Ведь и у литературы есть свой потусторонний мир и, значит, тоже высший для нее и подлинный. Это "действительность" - иначе говоря, то, что есть в жизни помимо и сверх искусства. Да, искусство для многих людей - лучшая и высшая доля жизни. "Дискурс", может быть, важней, значительней и в конце концов действительней самой действительности. Но это все же только ее часть. И жизнь универсальней, важней искусства. Речь не о "первичности", а об асимметрии этой неразлучной пары.

Они - как лошадь и всадник, на ней уверенно возвышающийся. Лошадь может обойтись без всадника и останется лошадью. Всадник не может обойтись без лошади, если хочет остаться всадником. Впрочем, поскольку существуют всадники, они смотрятся вместе с лошадьми или примысливаются к ним, отчасти наоборот.
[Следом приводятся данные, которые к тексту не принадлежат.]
-                         wave_sum_vl(s_clip), wave_sum_vl(s_val), wave_sum_vl(s_cnt)};
-    __syncthreads();
-    float* ep = dtab;
-    if (l == 0) {
-#pragma unroll
-      for (int k = 0; k < 6; ++k) ep[w * 6 + k] = st[k];
-    }
-    __syncthreads();
-    const int t = threadIdx.x;
-    if (t < 2 * NA) {
-      float v = 0.f;
-#pragma unroll
-      for (int ww = 0; ww < 8; ++ww) v += hacc[ww * 2 * NA + t];
-      slab[(t < NA ? o.b3 : o.log_std - NA) + t] = v;
-    } else if (t >= 64 && t < 70) {
-      float v = 0.f;
-#pragma unroll
-      for (int ww = 0; ww < 8; ++ww) v += ep[ww * 6 + t - 64];
-      p.loss_slab[blockIdx.x * 8 + t - 64] = v;
-    }
-  }
-  if (!kSplitHead && w < NA && l == 0) {
-    slab[o.b3 + w] = bacc3;
-    if (kGauss) slab[o.log_std + w] = dls;
-  }
-  if (!kSplitHead && w == 0) {
-    const float sl = wave_sum(s_loss), sv = wave_sum(s_val), sc = wave_sum(s_cnt);
-    const float se = wave_sum(s_ent), sk = wave_sum(s_kl), scl = wave_sum(s_clip);
-    if (l == 0) {
-      float* lsl = p.loss_slab + blockIdx.x * 8;
-      lsl[0] = sl;
-      lsl[1] = se;
-      lsl[2] = sk;
-      lsl[3] = scl;
-      lsl[4] = sv;
-      lsl[5] = sc;
-    }
-  }
-  if (STAMP && p.stamps != nullptr) {
-    unsigned long long t_end;
-    asm volatile("s_memtime %0\n\ts_waitcnt lgkmcnt(0)" : "=s"(t_end)::"memory");
-    st_sum[11] = t_end - st_prev;
-    if (l == 0) {
-#pragma unroll
-      for (int k = 0; k < 12; ++k) p.stamps[(blockIdx.x * 8 + w) * 16 + k] = st_sum[k];
+    const int l = te & 63, j = l & 15, g = l >> 4, w = te >> 6, own = 16 * w;
+    float* slab = p.grad_slab + (size_t)blockIdx.x * p.P;
+    auto w3g = [&](int f) { return kBin ? P[o.w3 + kVgH + f] - P[o.w3 + f] : P[o.w3 + f]; };
+    floatx4 w3s;
+#pragma unroll
+    for (int r = 0; r < 4; ++r) w3s[r] = kFactor ? w3g(own + 4 * g + r) : 1.f;
+#pragma unroll
+    for (int it = 0; it < 8; ++it) {
+#pragma unroll
+      for (int r = 0; r < 4; ++r) slab[o.w2 + (own + 4 * g + r) * kVgH + 16 * it + j] = acc2[it][r] * w3s[r];
+    }
+#pragma unroll
+    for (int q = 0; q < NG; ++q) {
+      const int f = 4 * q + (j >> 2), feat = own + 4 * g + (j & 3);
+      if (f < NF) {
+        const int off = f == 0 ? o.b2 : f == 1 ? o.w3 : f == 2 ? o.b1 : o.w3 + (f == 3 ? 1 : f - 2) * kVgH;
+        if (f != 2) slab[off + feat] = (kFactor && f == 0) ? accv[q] * w3g(feat) : accv[q];
+      }
+    }
+    if (kDw1Mfma) {
+#pragma unroll
+      for (int nt = 0; nt < (kDw1Mfma ? NT1 : 1); ++nt) {
+#pragma unroll
+        for (int i = 0; i < 4; ++i) {
+          const int d = 16 * nt + j;
+          if (d < D) slab[o.w1 + (own + 4 * g + i) * D + d] = acc1m[nt][i];
+        }
+      }
+#pragma unroll
+      for (int e = 0; e < kTail1; ++e) {
+        const float sd = group_sum_swap(acc1[e % NA1]);
+        const int d = 16 * NT1 + e;
+        if (g == e && d < D) slab[o.w1 + (own + j) * D + d] = sd;
+      }
+    } else {
+#pragma unroll
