## Fuse greedy argmax with row advance using last-block atomic counter

Greedy decoding now runs one kernel per step that computes each row's argmax and immediately updates that row's token history, stop counters and context length, instead of launching a separate single-block advance kernel. A global atomic counter finds the last finishing block, which bumps the step counter and resets the counter. The argmax loop also keeps 8 float4 loads in flight instead of 4. This removes one kernel launch and its dependency latency per decode step, at the cost of an atomic, thread fences and the assumption that the counter starts at zero.

```diff
diff --git a/clip-image-captioning_b200/csrc/engine.cu b/clip-image-captioning_b200/csrc/engine.cu
--- a/clip-image-captioning_b200/csrc/engine.cu
+++ b/clip-image-captioning_b200/csrc/engine.cu
@@ -503,15 +503,17 @@
 int select_step(ccb_ctx* c, const ccb_gen_params* p, int rows, int T, bool after_prefill, cudaStream_t s) {
   const int V = c->desc.lm_vocab;
   if (p->mode == CCB_GEN_GREEDY) {
-    RUN(sample_greedy(c->logits, c->ldv, rows, V, c->next_tokens, s));
-  } else {
-    SampleParams sp = sample_params(c, p, rows);
-    sp.history = c->gen_tokens;
-    sp.ld_hist = T;
-    sp.hist_len_from_step = 1;
-    sp.step = c->step;
-    RUN(sample_top_p(c->logits, c->ldv, rows, V, sp, c->next_tokens, s));
-  }
+    RUN(greedy_advance_rows(c->logits, c->ldv, V, c->next_tokens, rows, c->gen_tokens, T, c->lengths, c->stops, c->finished,
+                            after_prefill ? nullptr : c->ctx_len, c->step, c->rows_done, p->stop_token, p->max_stops,
+                            p->eos_token, s));
+    return 0;
+  }
+  SampleParams sp = sample_params(c, p, rows);
+  sp.history = c->gen_tokens;
+  sp.ld_hist = T;
+  sp.hist_len_from_step = 1;
+  sp.step = c->step;
+  RUN(sample_top_p(c->logits, c->ldv, rows, V, sp, c->next_tokens, s));
   RUN(advance_rows(c->next_tokens, rows, c->gen_tokens, T, c->lengths, c->stops, c->finished,
                    after_prefill ? nullptr : c->ctx_len, c->step, p->stop_token, p->max_stops, p->eos_token, s));
   return 0;
@@ -979,6 +981,7 @@
   c->block_table_prefill = a.arr<int>(static_cast<size_t>(D.max_images) * c->max_pages_per_row);
   c->ctx_len = a.arr<int>(c->max_rows);
   c->step = a.arr<int>(1);
+  c->rows_done = a.arr<int>(1);
   c->next_tokens = a.arr<int>(c->max_rows);
   c->src_rows = a.arr<int>(c->max_rows);
   c->beam_cand = a.take(static_cast<size_t>(c->max_rows) * kBeamCandPerRow * 8);
diff --git a/clip-image-captioning_b200/csrc/engine.h b/clip-image-captioning_b200/csrc/engine.h
--- a/clip-image-captioning_b200/csrc/engine.h
+++ b/clip-image-captioning_b200/csrc/engine.h
@@ -108,6 +108,7 @@
   int* block_table_prefill = nullptr;
   int* ctx_len = nullptr;
   int* step = nullptr;
+  int* rows_done = nullptr;
   int* next_tokens = nullptr;
   int* src_rows = nullptr;
   void* beam_cand = nullptr;
diff --git a/clip-image-captioning_b200/csrc/internal.h b/clip-image-captioning_b200/csrc/internal.h
--- a/clip-image-captioning_b200/csrc/internal.h
+++ b/clip-image-captioning_b200/csrc/internal.h
@@ -164,6 +164,9 @@
               const int* ctx_len , cudaStream_t s);
 int advance_rows(const int* next, int rows, int* tokens_out, int max_len, int* lengths, int* stops, uint8_t* finished,
                  int* ctx_len, int* step, int stop_token, int max_stops, int eos_token, cudaStream_t s);
+int greedy_advance_rows(const float* logits, long long ld, int V, int* next, int rows, int* tokens_out, int max_len,
+                        int* lengths, int* stops, uint8_t* finished, int* ctx_len, int* step, int* rows_done, int stop_token,
+                        int max_stops, int eos_token, cudaStream_t s);
 int increment_rows(int* x, int rows, int* scalar, cudaStream_t s);
 
 }
diff --git a/clip-image-captioning_b200/csrc/sampler.cu b/clip-image-captioning_b200/csrc/sampler.cu
--- a/clip-image-captioning_b200/csrc/sampler.cu
+++ b/clip-image-captioning_b200/csrc/sampler.cu
@@ -106,12 +106,33 @@
   return r;
 }
 
-__global__ void __launch_bounds__(kSampThreads) greedy_kernel(const float* __restrict__ logits, long long ld, int V,
-                                                              int* __restrict__ next) {
-  __shared__ ArgMax scratch[32];
-  ptx::grid_dep_wait();
-  ptx::grid_dep_launch();
-  const float* row = logits + static_cast<long long>(blockIdx.x) * ld;
+struct AdvanceArgs {
+  int rows;
+  int* tokens_out;
+  int max_len;
+  int *lengths, *stops;
+  uint8_t* finished;
+  int* ctx_len;
+  int* step;
+  int* rows_done;
+  int stop_token, max_stops, eos_token;
+};
+
+__device__ __forceinline__ void advance_row(const AdvanceArgs& g, int r, int st, int tok) {
+  if (g.tokens_out && st < g.max_len) g.tokens_out[static_cast<long long>(r) * g.max_len + st] = tok;
+  if (g.finished && !g.finished[r]) {
+    int sc = g.stops[r];
+    if (tok == g.stop_token) sc += 1;
+    g.stops[r] = sc;
+    const bool fin = (g.max_stops > 0 && sc >= g.max_stops) || (g.eos_token >= 0 && tok == g.eos_token);
+    g.lengths[r] = st + 1;
+    if (fin) g.finished[r] = 1;
+  }
+  if (g.ctx_len) g.ctx_len[r] += 1;
+}
+
+__device__ __forceinline__ ArgMax row_argmax(const float* row, int V, ArgMax* scratch) {
+  constexpr int kInFlight = 8;
   ArgMax a;
   a.v = -INFINITY;
   a.i = 0x7fffffff;
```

Поэтому понятие "лирического героя" проблематично не менее, чем наивное натуралистическое отождествление лирического "Я" с имярек. Поэтому нетрудно отнестись с сочувствием к горячим возражениям против этого понятия, например, у Надежды Яковлевны, кажется, во "Второй книге". Она была убеждена, что, когда Мандельштам писал "я", он писал не от имени своего лирического героя, он писал о себе. Это высказывалось его доподлинное реальное "Я". Н. Я. была права. Однако с поправкой, против которой она вряд ли стала бы возражать (?). О себе писал не просто бытовой и повседневный человек, а поэт в нем же. Да, тот же Осип Эмильевич, что и "в жизни", но все-таки в некоем решающем и таинственно переворачивающем его жизнь наклонении. То есть, собственно, с... тыняновской поправкой? - несмотря на, может быть, чрезмерную "доведенность" последней. Ибо Тынянов искал определение, такую эпистемологическую дистинкцию, которая - между прочим, вполне в постмодернистском вкусе? - увела бы "Я" из внетекстовой эмпирии и сделала исключительно внутрилитературным знаком. Однако творческая энергия неустанно преступает пределы и работает - себе на пользу, подчас и в убыток - авантюрным "челноком" между человеком и Поэтом, который в нем живет. Два "Я" живут в поэте, и оба они суть его единое и единственное "Я". "Реальное Я" срывается, как электрон, на другую орбиту вокруг себя же и движется уже по законам художества. "Поэтическое Я" не только выражает "реальное я", но и формует его. Их отношение может быть выражено знаками равенства/неравенства.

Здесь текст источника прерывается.